Il a également été confirmé que les surfaces enduites de peptide CD47 montrent une réduction drastique de l’attachement cellulaire transmis par le sang par rapport aux commandes de peptide modifiées et non modifiées brouillées. Les monocytes isolés des cellules de manteau buffy de rat ont été cultivés sur le métal nu et les feuilles d’acier inoxydable CD47-modifiées de peptide.

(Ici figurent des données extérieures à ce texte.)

template <class BE, class T>
struct DeviceBuf {
    BE &be; T *p;
    DeviceBuf(BE &b, size_t n) : be(b), p(n ? b.template alloc<T>(n) : nullptr) {}
    ~DeviceBuf() { be.free(p); }
    DeviceBuf(const DeviceBuf &) = delete;
    DeviceBuf &operator=(const DeviceBuf &) = delete;
// ... 1418 lines not shown
                       rtb_render_stats *stats) {
    if (p.width <= 0 || p.height <= 0 || p.spp <= 0 || p.max_bounces < 0 || !(target.add_f32 || target.add_fixed || target.tonemap_to))
        throw Error(RTB_ERR_INVALID, "rtb_render: bad parameters");
    if (p.device_mask != 0 && be.device() >= 0 && !(p.device_mask >> be.device() & 1))
        throw Error(RTB_ERR_INVALID, "rtb_render: device_mask excludes the GPU of this scene's context (use rtb_multi_render to span GPUs)");
    if (p.max_bounces > kMaxBounces) throw Error(RTB_ERR_INVALID, "rtb_render: max_bounces > 255");
    if (p.first_sample < 0 || (long long)p.first_sample + p.spp > kMaxSampleIndex) throw Error(RTB_ERR_INVALID, "rtb_render: sample index >= 2^24");
    const unsigned long long total = (unsigned long long)p.width * (unsigned long long)p.height * (unsigned long long)p.spp;
    if ((unsigned long long)p.width * (unsigned long long)p.height > 0x7fffffffull) throw Error(RTB_ERR_INVALID, "image too large");
    const int mode = (p.flags & RTB_RENDER_COUNT_WORK) ? 2 : ((p.flags & RTB_RENDER_NONPERSISTENT) ? 1 : 0);
    const size_t slot_bytes = 96 + (size_t)sc.num_present() * (48 + ((p.flags & RTB_RENDER_TRUE_MIS) ? 8 : 0) + (sc.inst ? 4 : 0));
    long long pool_all = p.pool_size > 0 ? p.pool_size : be.default_pool(slot_bytes);
    if ((unsigned long long)pool_all > total) pool_all = (long long)total;
    int np = be.pipelines(sc.view());
    if (np > kMaxPipelines) np = kMaxPipelines;
    if (np < 1 || mode != 0 || (p.flags & RTB_RENDER_SINGLE_PIPELINE) || pool_all < (1 << 16)) np = 1;
    const int pool = (int)(((pool_all + np - 1) / np + 31) & ~31ll);
    sc.ensure_wave(pool, np);
    const bool fixed = (p.flags & RTB_RENDER_DETERMINISTIC) != 0 || target.add_fixed != nullptr;
    const int64_t pixels = (int64_t)p.width * p.height;
    if (3 * pixels > 0x7fffff00ll) throw Error(RTB_ERR_INVALID, "image too large");
    sc.ensure_accum(pixels, fixed);
    const SceneView S = sc.view();
    const bool shadows = sc.num_lights > 0 && !(p.flags & RTB_RENDER_NO_SHADOW);
    WaveState W[kMaxPipelines];
    RenderConsts rc[kMaxPipelines];
    be.use_stream(0);
    be.begin_render(np);
    auto t0 = be.now();
    if (fixed) be.zero(sc.accum_fx, 3 * (size_t)pixels);
    else be.zero(sc.accum, (size_t)pixels);
    for (int k = 0; k < np; ++k) {
        if ((p.flags & RTB_RENDER_TRUE_MIS) && !sc.W[k].mis) sc.W[k].mis = be.template alloc<float>(2 * (size_t)sc.num_present() * (size_t)pool);
        W[k] = sc.W[k];
        if (!(p.flags & RTB_RENDER_TRUE_MIS)) W[k].mis = nullptr;
        W[k].env[0] = p.env_L[0]; W[k].env[1] = p.env_L[1]; W[k].env[2] = p.env_L[2];
        W[k].has_env = (p.env_L[0] != 0.f || p.env_L[1] != 0.f || p.env_L[2] != 0.f) ? 1 : 0;
        W[k].accum = fixed ? nullptr : sc.accum;
        W[k].accum_fx = fixed ? sc.accum_fx : nullptr;
        W[k].host_done = be.done_flag_device(k);
        RenderConsts &r = rc[k];
        r.cam = cam; r.width = p.width; r.height = p.height; r.spp = p.spp; r.first_sample = p.first_sample;
        r.max_bounces = p.max_bounces; r.rr_start = p.rr_start; r.rr_threshold = p.rr_threshold; r.seed = p.seed; r.flags = p.flags;
        r.path_offset = k; r.path_stride = np;
        r.env[0] = p.env_L[0]; r.env[1] = p.env_L[1]; r.env[2] = p.env_L[2];
        Counters c0;
        memset(&c0, 0, sizeof c0);
        c0.total_paths = (total - (unsigned long long)k + (unsigned long long)np - 1ull) / (unsigned long long)np;
        be.reset_done(k);
        be.upload(W[k].c, &c0, 1);
    }
    for (int k = 1; k < np; ++k) be.fork(k);
    unsigned long long launches = 0;
    const int batch = 4;
    const bool time_stages = stats != nullptr && np == 1;
    std::vector<typename BE::Time> stage_times, fences[kMaxPipelines];
    size_t fence_head[kMaxPipelines] = {0, 0};
    bool finished[kMaxPipelines] = {false, false};
    bool fused = false;
    int live = np;
    while (live > 0) {
        for (int k = 0; k < np; ++k) {
            if (finished[k]) continue;
            be.use_stream(k);
            for (int b = 0; b < batch; ++b) {
                if (time_stages) stage_times.push_back(be.now());
                for (int type = 0; type < kNumMaterialTypes; ++type) {
                    if (!(sc.type_mask >> type & 1u)) continue;
                    ShadeK ks; ks.W = W[k]; ks.S = S; ks.rc = rc[k]; ks.type = type; ks.shadows = shadows;
                    be.shade(ks);
                    ++launches;
                }
                { GenerateK kg; kg.W = W[k]; kg.rc = rc[k]; be.generate(kg); }
                be.control(W[k], shadows);
                if (time_stages) stage_times.push_back(be.now());
                if (be.trace_fused(W[k], S, mode)) {
                    fused = true;
                    if (time_stages) { stage_times.push_back(be.now()); stage_times.push_back(be.now()); }
                    launches += 3;
                } else {
                    be.extend(W[k], S, mode);
                    if (time_stages) stage_times.push_back(be.now());
                    be.shadow(W[k], S, mode);
                    if (time_stages) stage_times.push_back(be.now());
                    launches += 4;
                }
            }
            fences[k].push_back(be.now());
        }
        for (int k = 0; k < np; ++k) {
            if (finished[k]) continue;
            if (fences[k].size() - fence_head[k] > 2) be.wait(fences[k][fence_head[k]++]);
            if (be.done(k)) { finished[k] = true; --live; }
        }
    }
    be.use_stream(0);
    for (int k = 1; k < np; ++k) be.join(k);
    if (target.add_f32) {
        FoldF32K k; k.in = sc.accum; k.in_fx = fixed ? sc.accum_fx : nullptr; k.out = target.add_f32; k.pixels = pixels;
        be.launch((int)pixels, k);
    }
    if (target.add_fixed) { FoldFixedK k; k.in_fx = sc.accum_fx; k.out = target.add_fixed; k.n = 3 * pixels; be.launch((int)(3 * pixels), k); }
    if (target.tonemap_to) {
        if (target.tonemap_spp <= 0) throw Error(RTB_ERR_INVALID, "rtb_render: bad total_spp");
        TonemapAccumK k; k.in = sc.accum; k.in_fx = fixed ? sc.accum_fx : nullptr; k.out = target.tonemap_to; k.pixels = pixels;
        k.inv_spp = 1.0f / (float)target.tonemap_spp;
        be.launch((int)pixels, k);
    }
    auto t1 = be.now();
    be.wait(t1);
    for (int k = 0; k < np; ++k) for (auto &e : fences[k]) be.release(e);
    float ms_extend = 0.f, ms_shadow = 0.f, ms_shade = 0.f;
    for (size_t i = 0; i + 3 < stage_times.size(); i += 4) {
        ms_shade += be.elapsed_keep(stage_times[i], stage_times[i + 1]);
        ms_extend += be.elapsed_keep(stage_times[i + 1], stage_times[i + 2]);
        ms_shadow += be.elapsed_keep(stage_times[i + 2], stage_times[i + 3]);
    }
    for (auto &e : stage_times) be.release(e);
    const float ms_total = be.elapsed_ms(t0, t1);
    if (stats) {
        memset(stats, 0, sizeof *stats);
        for (int k = 0; k < np; ++k) {
            Counters c;
            be.download(&c, W[k].c, 1);
            stats->paths += c.stat_paths;
            stats->extend_rays += c.stat_extend;
            stats->shadow_rays += c.stat_shadow;
            stats->iterations += c.stat_iters;
            stats->extend_nodes += c.work[0]; stats->extend_tris += c.work[1];
            stats->shadow_nodes += c.work[2]; stats->shadow_tris += c.work[3];
            stats->hits += c.stat_hits;
        }
        stats->kernel_launches = launches;
        stats->extend_launches = stats->iterations; stats->shadow_launches = stats->iterations;
        stats->ms_extend = ms_extend; stats->ms_shadow = ms_shadow;
        stats->ms_total = ms_total;
        stats->ms_other = ms_total - ms_extend - ms_shadow;
        stats->ms_shade = ms_shade;
        stats->fused_trace = fused ? 1 : 0;
        stats->pipelines = np;
        stats->pool = pool;
    }
}
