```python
def lamb_table(p, g, m, v, e, table, count, tiles, lr, betas, eps, step, workspace, stats, zero_grad=False, ema_weight=0.0, gscale=None, record=None,
               trust_clip=None, always_adapt=False, stream=None):
    _chk(p, g, m, v, e, table, gscale, record, workspace, stats)
    _table_operands('lamb_table', p, g, m, v, e, table, count)
    if workspace.dtype != torch.uint8 or stats.dtype != torch.float32 or stats.numel() < 4 * count:
        raise ValueError('lamb_table: workspace is uint8, stats f32 [%d, 4] (lamb_buffers)' % count)
    lib().dclip_lamb_table(_p(p), _p(g), _p(m), _p(v), _p(e), _p(table), count, tiles, lr, betas[0], betas[1], eps, step, 1 if zero_grad else 0,
                           ema_weight, _p(gscale), _p(record), -1.0 if trust_clip is None else float(trust_clip), 1 if always_adapt else 0,
                           _p(workspace), workspace.numel(), _p(stats), _stream() if stream is None else stream)


def swap_multi(pairs, stream=None):
    for a, b in pairs:
        _chk(a, b)
        if a.numel() != b.numel():
            raise ValueError('swap_multi: the two sides of a pair have %d and %d elements' % (a.numel(), b.numel()))
    ptrs, lens, n = _range_arrays(pairs, 2)
    lib().dclip_swap_multi(*ptrs, lens, n, _stream() if stream is None else stream)


def clipscore(img, cand, refs=None, ref_offsets=None, *, K=1, w=2.5):
    _chk(img, cand, refs, ref_offsets)
    if (refs is None) != (ref_offsets is None):
        raise ValueError('clipscore: refs and ref_offsets come together')
    for name, t in (('img', img), ('cand', cand), ('refs', refs)):
        if t is not None and (t.dtype != torch.float32 or t.dim() != 2 or t.stride(1) != 1):
            raise ValueError(f'clipscore: {name} must be an f32 [rows, E] matrix with unit column stride')
    B, E = img.shape
    K = int(K)
    if K < 1 or cand.shape != (B * K, E) or (refs is not None and refs.shape[1] != E):
        raise ValueError(f'clipscore: img {tuple(img.shape)} and K={K} need cand [{B * K}, {E}] and refs [R, {E}], got {tuple(cand.shape)}'
                         + ('' if refs is None else f' and {tuple(refs.shape)}'))
    R = 0
    if refs is not None:
        if ref_offsets.dtype != torch.int32 or ref_offsets.dim() != 1 or ref_offsets.numel() != B + 1 or not ref_offsets.is_contiguous():
            raise ValueError(f'clipscore: ref_offsets must be a contiguous int32 [{B + 1}] tensor')
        R = refs.shape[0]
        if R == 0:
            refs = img.new_zeros((1, E))
    clip_s = torch.empty(B * K, dtype=torch.float32, device=img.device)
    ref_s = torch.empty_like(clip_s) if refs is not None else None
    refclip_s = torch.empty_like(clip_s) if refs is not None else None
    lib().dclip_clipscore(_p(img), img.stride(0), _p(cand), cand.stride(0), _p(refs), 0 if refs is None else refs.stride(0),
                          _p(ref_offsets), B, K, R, E, float(w), _p(clip_s), _p(ref_s), _p(refclip_s), _stream())
    return clip_s, ref_s, refclip_s
```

Une atténuation de 58% de l’attachement aigu de monocyte, de leur conversion aux macrophages, et de la prolifération de macrophage a été observée sur les surfaces fonctionnalisées.
Tout en essayant ce protocole, il est très important d’effectuer les étapes impliquant de l’eau dégazée ou des reagents à effectuer aussi rapidement que possible et de minimiser l’exposition à l’oxygène. Notre technologie module sélectivement l’interaction cellulaire avec les surfaces métalliques et un essai typique d’identification de type cellulaire, tel que RT-PCR, cytométrie d’écoulement, et immunofluorescence, sont compatibles avec cette technique. Lorsqu’elle est développée pour une gamme de peptide bioactif, cette technologie peut jouer un rôle déterminant dans l’augmentation de la biocompatibilité à l’interface des matériaux tissulaires.